• constellation •
Pronunciation: kahn-stê-lay-shên • Hear it!
Part of Speech: Noun
Meaning: 1. A recognized grouping of stars in the celestial sphere. 2. An assemblage of prominent people or things. 3. A large configuration of related items or ideas.
Notes: Today's Good Word has a verbal back-formation, constellate "to form a group or cluster", as 'hills constellated with lights'. It is accompanied by two adjectives, both rarely used: constellatory and constellational.
In Play: A very minor poet once wrote:
A minor galaxy of lightning bugs
Maneuvers my backyard's evening,
Pinpoint memories of day in their bellies.
They arise in free-floating constellations:
Without gravities and making up their
Own relativity as they revolve.
Since fireflies (or lightning bugs), resemble stars, they provide the perfect metaphor for today's Good Word.

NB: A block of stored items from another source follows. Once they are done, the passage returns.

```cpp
static int forward_general(const cone_model* m, const FwdCall& call, void* ws, size_t ws_bytes, hipStream_t s) {
    const int d = m->d, hd = m->d / m->heads, nh = m->heads, B = call.B;
    const int Lmax = call.Lv_max + call.Lq_max, Mmax = B * Lmax, T = B * m->nq, nd = m->n_dec, ff = m->ff, nq = m->nq;
    const bool pre = m->pre_norm != 0;
    const int kcap = m->long_windows() ? m->opt_max_tokens : Lmax;
    Carver c(ws, ws_bytes);
    GenBuffers f;
    carve_gen(m, c, B, Lmax, f);
    if (!c.ok) { set_error("forward: workspace too small (%zu < %zu)", ws_bytes, c.cur); return CONE_E_WORKSPACE; }
    const int* Mdev = f.off + B;
    RUN(launch_scan_lengths(call.vlen, call.qlen, B, f.off, s));
    RUN(launch_gen_pack_pos(call.vproj, call.vrow0, call.vlen, call.tproj, call.trow0, call.qlen, f.off, m->dim_t, f.X, f.POS, d, B,
                            Lmax, s, m->txt_pos_emb, m->txt_pos_ln.g, m->txt_pos_ln.b));
    GemmArgs g;
    auto gemm = [&](const GemmArgs& a) {
        if (!m->opt_general_bf16) return launch_gemm(a, s);
        const void* img = nullptr;
        for (const cone_model::GenImage& gi : m->gen_bf16_images)
            if (gi.W == a.W) { img = gi.img; break; }
        CONE_REQUIRE(img, "forward: general_bf16 is set but a weight has no bf16 image");
// ... 495 lines not shown
}
extern "C" int cone_clip_matching(const cone_model* m, const float* cls, const float* vid, const int32_t* vid_len,
                                  int Lv_pad, const float* spans, int B, float* match, void* ws, size_t ws_bytes,
                                  void* stream) {
    CONE_REQUIRE(m && ws, "clip_matching: null argument");
    if (B <= 0) return 0;
    hipStream_t s = (hipStream_t)stream;
    Carver c(ws, ws_bytes);
    int* vrow0 = c.take<int>(B);
    int* padl = c.take<int>(B);
    if (!c.ok) { set_error("clip_matching: workspace too small"); return CONE_E_WORKSPACE; }
    hipLaunchKernelGGL(iota_fill_kernel, dim3((B + 255) / 256), dim3(256), 0, s, vrow0, padl, B, Lv_pad, Lv_pad);
    CONE_LAUNCH_CHECK();
    return cone_clip_matching_gathered(m, cls, nullptr, vid, vrow0, vid_len, padl, spans, B, match,
                                       (char*)ws + c.cur, ws_bytes - c.cur, stream);
}

static int build_general_bf16_images(cone_model* m) {
    struct Item { const float* W; int N, K; };
    std::vector<Item> items;
    const int d = m->d, ff = m->ff, nd = m->n_dec;
    for (int l = 0; l < m->n_enc; ++l) {
        const EncLayer& e = m->enc[l];
        items.push_back({e.sa.in_w, 2 * d, d});
        items.push_back({e.sa.in_w + (size_t)2 * d * d, d, d});
        items.push_back({e.sa.out.w, d, d});
        items.push_back({e.l1.w, ff, d});
        items.push_back({e.l2.w, d, ff});
    }
    items.push_back({m->dec_k.w, d * nd, d});
    items.push_back({m->dec_v.w, d * nd, d});
    for (int l = 0; l < nd; ++l) {
        const DecLayer& dl = m->dec[l];
        items.push_back({dl.sa.in_w, 3 * d, d});
        items.push_back({dl.sa.out.w, d, d});
        items.push_back({dl.ca.in_w, d, d});
        items.push_back({dl.ca.out.w, d, d});
        items.push_back({dl.l1.w, ff, d});
        items.push_back({dl.l2.w, d, ff});
    }
    size_t total = 0;
    for (const Item& it : items) {
        CONE_REQUIRE(gemm_bf16_image_bytes(it.N, it.K), "set_option: general_bf16: a %d x %d weight has no bf16 image form", it.N, it.K);
        total += gemm_bf16_image_bytes(it.N, it.K);
    }
    char* base = nullptr;
    hipError_t e = hipMalloc((void**)&base, total);
    if (e != hipSuccess) {
        set_error("set_option: general_bf16: hipMalloc of %zu bytes of weight images failed: %s", total, hipGetErrorString(e));
        return CONE_E_HIP;
    }
    std::vector<cone_model::GenImage> images;
    char* ip = base;
    int rc = 0;
    for (const Item& it : items) {
        rc = launch_gemm_bf16_pack(it.W, it.K, it.N, it.K, ip, nullptr);
        if (rc) break;
        images.push_back({it.W, ip});
        ip += gemm_bf16_image_bytes(it.N, it.K);
    }
    if (rc == 0 && hipDeviceSynchronize() != hipSuccess) {
        set_error("set_option: general_bf16: building the weight images failed");
        rc = CONE_E_HIP;
    }
    if (rc) { (void)hipFree(base); return rc; }
    m->gen_bf16_img = base;
    m->gen_bf16_images.swap(images);
    return 0;
}

struct OptionRow { const char* name; int cone_model::*field; int lo, hi; bool is_switch; };
static const OptionRow OPTION_ROWS[] = {
    {"dec_fold", &cone_model::opt_dec_fold, 0, 5, false},
    {"l0_gather", &cone_model::opt_l0_gather, 0, 1, true},
    {"dec0_const", &cone_model::opt_dec0_const, 0, 1, true},
    {"pos_tables", &cone_model::opt_pos_tables, 0, 1, true},
    {"ffn_fused", &cone_model::opt_ffn_fused, 0, 2, false},
    {"qkv_fused", &cone_model::opt_qkv_fused, 0, 2, false},
    {"general_shape", &cone_model::opt_general, 0, 1, true},
    {"res_gather", &cone_model::opt_res_gather, 0, 1, true},
    {"rows_chain", &cone_model::opt_chain, 0, 1, true},
    {"ffn_spread", &cone_model::opt_spread, 0, 1, true},
    {"gemm_tall_min_rows", &cone_model::opt_gemm_tall_min, -1, GEMM_TALL_MIN_MAX, false},
};
extern "C" int cone_model_set_option(cone_model* m, const char* name, int value) {
    CONE_REQUIRE(m && name, "set_option: null argument");
    for (const OptionRow& o : OPTION_ROWS) {
        if (strcmp(name, o.name)) continue;
        CONE_REQUIRE(o.is_switch || (value >= o.lo && value <= o.hi), "set_option: %s %d not in [%d, %d]", name, value, o.lo, o.hi);
        m->*o.field = o.is_switch ? value != 0 : value;
        return 0;
    }
    if (!strcmp(name, "max_window_tokens")) {
        CONE_REQUIRE(value >= CONE_MAX_WINDOW_TOKENS && value <= CONE_MAX_LONG_WINDOW_TOKENS,
                     "set_option: max_window_tokens %d not in [%d, %d]", value, CONE_MAX_WINDOW_TOKENS, CONE_MAX_LONG_WINDOW_TOKENS);
        CONE_REQUIRE(value == CONE_MAX_WINDOW_TOKENS || !(m->opt_bf16 || m->opt_split_bf16),
                     "set_option: max_window_tokens %d while bf16 / split_bf16 = 1: windows beyond %d tokens run in exact fp32 "
                     "only (set the mode to 0 first)", value, CONE_MAX_WINDOW_TOKENS);
        m->opt_max_tokens = value;
        return 0;
    }
    const bool split = !strcmp(name, "split_bf16");
    if (split || !strcmp(name, "bf16")) {
        const char* other = split ? "bf16" : "split_bf16";
        CONE_REQUIRE(value == 0 || !m->long_windows(),
                     "set_option: %s on a handle with max_window_tokens = %d: windows beyond %d tokens run the general path, "
                     "exact fp32 only", name, m->opt_max_tokens, CONE_MAX_WINDOW_TOKENS);
        CONE_REQUIRE(value == 0 || (split ? m->split_img : m->bf16_img),
                     "set_option: %s needs hidden_dim 256 with 8 heads and dim_feedforward %% 32 == 0 "
                     "(<= 2048); this handle is hidden_dim %d with %d heads, dim_feedforward %d", name, m->d, m->heads, m->ff);
        CONE_REQUIRE(value == 0 || !(split ? m->opt_bf16 : m->opt_split_bf16),
                     "set_option: %s = 1 while %s = 1: the two modes exclude each other (set %s = 0 first)", name, other, other);
        (split ? m->opt_split_bf16 : m->opt_bf16) = value != 0;
        return 0;
    }
    if (!strcmp(name, "general_bf16")) {
        if (value == 0) { m->opt_general_bf16 = 0; return 0; }
        CONE_REQUIRE(m->general(),
                     "set_option: general_bf16 applies to the general path only; this handle runs the fused path: use bf16 "
                     "(or general_shape = 1 / max_window_tokens first)");
        CONE_REQUIRE(m->ff % 32 == 0 && m->ff <= 2048,
                     "set_option: general_bf16 needs dim_feedforward %% 32 == 0 and <= 2048; this handle has dim_feedforward %d", m->ff);
        if (!m->gen_bf16_img)
            if (int rc = build_general_bf16_images(m)) return rc;
        m->opt_general_bf16 = 1;
        return 0;
    }
    if (!strcmp(name, "gemm")) {
        CONE_REQUIRE(value >= GEMM_AUTO && value <= GEMM_TALL, "set_option: gemm tile family %d not in [0, 4]", value);
        m->opt_gemm = value;
        if (dec0_constants(m, nullptr) != 0 || hipDeviceSynchronize() != hipSuccess) return CONE_E_HIP;
        return 0;
    }
    cone::set_error("set_option: unknown option '%s'", name);
    return CONE_E_INVALID;
}

extern "C" int cone_model_get_dims(const cone_model* m, cone_model_dims* out) {
    CONE_REQUIRE(m && out, "model_get_dims: null argument");
    out->hidden_dim = m->d; out->num_queries = m->nq; out->enc_layers = m->n_enc;
    out->t_dim = m->dt; out->v_dim = m->dv; out->v_motion_dim = m->dvm;
    out->txt_pos = m->txt_pos_emb != nullptr;
    out->long_windows = m->long_windows();
    return 0;
}

extern "C" int cone_test_gemm(const float* A, const float* A2, int a2_mod, const float* W, const float* bias,
                              const float* R, const float* ln_g, const float* ln_b, float* C, float* C2,
                              const float* ADD, int M, int N, int K, int flags, void* stream) {
    GemmArgs g = G(nullptr, A, K, W, K, bias, C, N, M, nullptr, N, K, flags & 0xff);
    g.variant = (flags >> 8) & 3;
    g.A2 = A2; g.lda2 = K; g.a2_mod = a2_mod; g.R = R; g.ldr = N; g.ln_g = ln_g; g.ln_b = ln_b;
    g.C2 = C2; g.ADD = ADD;
    return launch_gemm(g, (hipStream_t)stream);
}
extern "C" int cone_test_gemm_tall(const float* A, const float* A2, int a2_mod, const float* W, const float* bias,
                                   const float* R, const float* ln_g, const float* ln_b, float* C, float* C2,
                                   const float* ADD, int M, int N, int K, int flags, int lda, int ldc, const int32_t* M_dev,
                                   int n_cu, void* stream) {
    GemmArgs g = G(nullptr, A, lda ? lda : K, W, K, bias, C, ldc ? ldc : N, M, M_dev, N, K, flags & 0xff);
    g.variant = ((flags >> 8) & 7) | (((flags >> 11) & 1) << GEMM_TALL_MIN_SHIFT);
    g.A2 = A2; g.lda2 = K; g.a2_mod = a2_mod; g.R = R; g.ldr = ldc ? ldc : N; g.ln_g = ln_g; g.ln_b = ln_b;
    g.C2 = C2; g.ADD = ADD;
    CONE_REQUIRE(n_cu >= 0, "gemm tall hook: negative CU count");
    return n_cu > 0 ? launch_gemm_tall(g, n_cu, (hipStream_t)stream) : launch_gemm(g, (hipStream_t)stream);
}
extern "C" size_t cone_test_gemm_bf16_image_bytes(int N, int K) { return gemm_bf16_image_bytes(N, K); }
extern "C" int cone_test_gemm_bf16(const float* A, const float* A2, int a2_mod, const float* W, const float* bias,
                                   const float* R, const float* ln_g, const float* ln_b, float* C, float* C2,
                                   const float* ADD, int M, int N, int K, int flags, void* img, int ldc, int r_mod,
                                   const int32_t* M_dev, void* stream) {
    GemmArgs g = G(nullptr, A, K, W, K, bias, C, ldc ? ldc : N, M, M_dev, N, K, flags & 0xff);
    g.A2 = A2; g.lda2 = K; g.a2_mod = a2_mod; g.R = R; g.ldr = N; g.r_mod = r_mod; g.ln_g = ln_g; g.ln_b = ln_b;
    g.C2 = C2; g.ADD = ADD;
    if (int rc = launch_gemm_bf16_pack(W, K, N, K, img, (hipStream_t)stream)) return rc;
    return launch_gemm_bf16(g, img, (hipStream_t)stream);
}
extern "C" int cone_test_ffn(const float* X, const float* W1, const float* b1, const float* W2, const float* b2,
                             const float* ln_g, const float* ln_b, float* OUT, int M, int ff, void* stream) {
    return launch_ffn_fused(X, 256, W1, b1, W2, b2, ln_g, ln_b, OUT, 256, M, nullptr, ff, (hipStream_t)stream);
}
static TailArgs test_tail(TailWeights* w, const float* A, const float* Wo, const float* bo, const float* R, const float* pg,
                          const float* pb, const float* W1, const float* b1, const float* W2, const float* b2, const float* ln_g,
                          const float* ln_b, float* OUT, int M, int ff) {
    *w = TailWeights{};
    w->Wo = Wo; w->bo = bo; w->W1 = W1; w->b1 = b1; w->W2 = W2; w->b2 = b2; w->in_g = pg; w->in_b = pb; w->out_g = ln_g; w->out_b = ln_b;
    return tail_args(w, A, R, OUT, M, nullptr, ff);
}
extern "C" int cone_test_proj_ffn(const float* A, const float* Wo, const float* bo, const float* R, const float* pg,
                                  const float* pb, const float* W1, const float* b1, const float* W2, const float* b2,
                                  const float* ln_g, const float* ln_b, float* OUT, int M, int ff, void* stream) {
    TailWeights w;
    return launch_proj_ffn_fused(test_tail(&w, A, Wo, bo, R, pg, pb, W1, b1, W2, b2, ln_g, ln_b, OUT, M, ff), (hipStream_t)stream);
}
extern "C" size_t cone_test_proj_ffn_spread_scratch_bytes(int ff) { return ffn_spread_scratch_floats(ff) * sizeof(float); }
extern "C" int cone_test_proj_ffn_spread(const float* A, const float* Wo, const float* bo, const float* R, const float* pg,
                                         const float* pb, const float* W1, const float* b1, const float* W2, const float* b2,
                                         const float* ln_g, const float* ln_b, float* OUT, int M, int ff, void* scratch,
                                         void* stream) {
    TailWeights w;
    TailArgs t = test_tail(&w, A, Wo, bo, R, pg, pb, W1, b1, W2, b2, ln_g, ln_b, OUT, M, ff);
    t.scratch = (float*)scratch;
    return launch_proj_ffn_spread(t, (hipStream_t)stream);
}
extern "C" int cone_test_tail_form(const float* A, const float* Wo, const float* bo, const float* R, const float* pg,
                                   const float* pb, const float* W1, const float* b1, const float* W2, const float* b2,
                                   const float* ln_g, const float* ln_b, float* OUT, int M, int ff, const int32_t* r_idx,
                                   const float* R2, const int32_t* M_dev, int pre, float* OUT2, int form, int n_cu, void* scratch,
                                   void* stream) {
    TailWeights w;
    TailArgs t = test_tail(&w, A, Wo, bo, R, pg, pb, W1, b1, W2, b2, ln_g, ln_b, OUT, M, ff);
    t.r_idx = r_idx; t.R2 = R2; t.M_dev = M_dev; t.pre = pre != 0; t.OUT2 = OUT2; t.ldo2 = 256; t.scratch = (float*)scratch;
    return launch_tail_f32_form(t, form, n_cu, (hipStream_t)stream);
}
static int test_tail_mode(int pack, bool* do_pack) {
    const bool single = pack & CONE_TEST_SINGLE_PIECE;
    *do_pack = single ? pack & CONE_TEST_PACK : pack;
    return single ? TAIL_IMG_BF16 : TAIL_IMG_SPLIT;
}
extern "C" size_t cone_test_ffn_split_image_bytes(int ff) {
    const TailMode& k = *TAIL_MODES[TAIL_IMG_SPLIT];
    return k.ffn_supported(ff) ? k.ffn_image_bytes(ff) : 0;
}
extern "C" int cone_test_ffn_split(const float* X, const float* W1, const float* b1, const float* W2, const float* b2,
                                   const float* ln_g, const float* ln_b, float* OUT, int M, int ff, void* img, int pack,
                                   void* stream) {
    bool do_pack;
    const TailMode& k = *TAIL_MODES[test_tail_mode(pack, &do_pack)];
    if (do_pack) {
        const int rc = k.pack(W1, W2, ff, img, (hipStream_t)stream);
        if (rc) return rc;
    }
    return k.ffn(X, 256, img, b1, b2, ln_g, ln_b, OUT, 256, M, nullptr, ff, (hipStream_t)stream);
}
extern "C" size_t cone_test_rows_split_image_bytes(int N) {
    const TailMode& k = *TAIL_MODES[TAIL_IMG_SPLIT];
    return k.rows_supported(N) ? k.rows_image_bytes(N) : 0;
}
extern "C" int cone_test_rows_split(const float* X, const float* W, const float* bias, float* C, int M, int N, void* img,
                                    int pack, void* stream) {
    bool do_pack;
    const TailMode& k = *TAIL_MODES[test_tail_mode(pack, &do_pack)];
    if (do_pack) {
        const int rc = k.pack(W, nullptr, N, img, (hipStream_t)stream);
        if (rc) return rc;
    }
    return k.rows256(X, 256, img, bias, C, N, M, nullptr, N, (hipStream_t)stream);
}
extern "C" size_t cone_test_proj_split_image_bytes(void) { return TAIL_MODES[TAIL_IMG_SPLIT]->proj_image_bytes(); }
extern "C" int cone_test_proj_ffn_split(const float* A, const float* Wo, const float* bo, const float* R, const float* pg,
                                        const float* pb, const float* W1, const float* b1, const float* W2,
                                        const float* b2, const float* ln_g, const float* ln_b, float* OUT, int M, int ff,
                                        void* img, void* wo_img, int pack, void* stream) {
    bool do_pack;
    const int mode = test_tail_mode(pack, &do_pack);
    const TailMode& k = *TAIL_MODES[mode];
    if (do_pack) {
        int rc = k.pack(W1, W2, ff, img, (hipStream_t)stream);
        if (rc) return rc;
        rc = k.pack(Wo, nullptr, 256, wo_img, (hipStream_t)stream);
        if (rc) return rc;
    }
    TailWeights w;
    const TailArgs t = test_tail(&w, A, Wo, bo, R, pg, pb, W1, b1, W2, b2, ln_g, ln_b, OUT, M, ff);
    w.img[mode] = TailImages{wo_img, img, nullptr};
    return k.proj_ffn(t, (hipStream_t)stream);
}
extern "C" int cone_test_enc_attn(int mode, const float* QKV, const float* qkv_vid, const float* qkv_txt,
                                  const float* pos_qk, const int32_t* vrow0, const int32_t* vlen, const int32_t* trow0,
                                  const int32_t* off, float* OUT, int B, int Lmax, int pos_zero_row, void* stream) {
    AttnSrc a{};
    a.pos_zero_row = pos_zero_row;
    a.Q = QKV; a.K = QKV ? QKV + 256 : nullptr; a.V = QKV ? QKV + 512 : nullptr; a.ldq = a.ldk = a.ldv = 768;
    a.qkv_vid = qkv_vid; a.qkv_txt = qkv_txt; a.pos_qk = pos_qk; a.vrow0 = vrow0; a.vlen = vlen; a.trow0 = trow0;
    a.form = (mode >> 8) & 3;
    return launch_enc_attn(mode & 0xff, a, OUT, off, B, Lmax, (hipStream_t)stream);
}
extern "C" int cone_test_dec_cross(const float* DQ, const float* X, const float* pos_rows, const int32_t* vlen,
                                   const int32_t* off, const float* Wk, const float* WvT, const float* bv, float* OUT,
                                   int B, int nq, int Lmax, int variant, float* qk_slabs, void* stream) {
    if (variant == 1)
        return launch_dec_cross(DQ, nullptr, X, pos_rows, vlen, off, Wk, WvT, bv, OUT, B, nq, Lmax, (hipStream_t)stream);
    return launch_dec_cross_mfma(DQ, nullptr, X, pos_rows, vlen, off, Wk, WvT, bv, OUT, B, nq, Lmax, qk_slabs,
                                 (hipStream_t)stream, variant);
}
extern "C" size_t cone_test_dec_cross_slab_floats(void) { return dec_cross_mfma_slab_floats(); }
extern "C" int cone_test_enc_attn_txt(int mode, const float* QKV, const float* qkv_vid, const float* qkv_txt,
                                      const float* pos_qk, const float* txt_pos_qk, const int32_t* vrow0,
                                      const int32_t* vlen, const int32_t* trow0, const int32_t* off, float* OUT, int B,
                                      int Lmax, int pos_zero_row, void* stream) {
    AttnSrc a{};
    a.pos_zero_row = pos_zero_row;
    a.Q = QKV; a.K = QKV ? QKV + 256 : nullptr; a.V = QKV ? QKV + 512 : nullptr; a.ldq = a.ldk = a.ldv = 768;
    a.qkv_vid = qkv_vid; a.qkv_txt = qkv_txt; a.pos_qk = pos_qk; a.vrow0 = vrow0; a.vlen = vlen; a.trow0 = trow0;
    a.txt_pos_qk = txt_pos_qk;
    a.form = (mode >> 8) & 3;
// ... 99 lines not shown
```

Word History: Middle English borrowed the Old French word constellation that French inherited from Latin constellatio(n). This word comprises con- "(together) with" + stella "star". Latin inherited the root of this word from PIE ster- "star", also the origin of English star. In Latin the R changed to L because Latin used a suffix, -la which didn't get along with the R, so ster-la became stella. Greek added an A to the beginning to produced aster "star", a word we now use to name a flower. Asterisk came from the diminutive of aster, asteriskos "little star". Finally, English strew apparently comes from the same PIE root because the night skies seem strewn with tiny lights.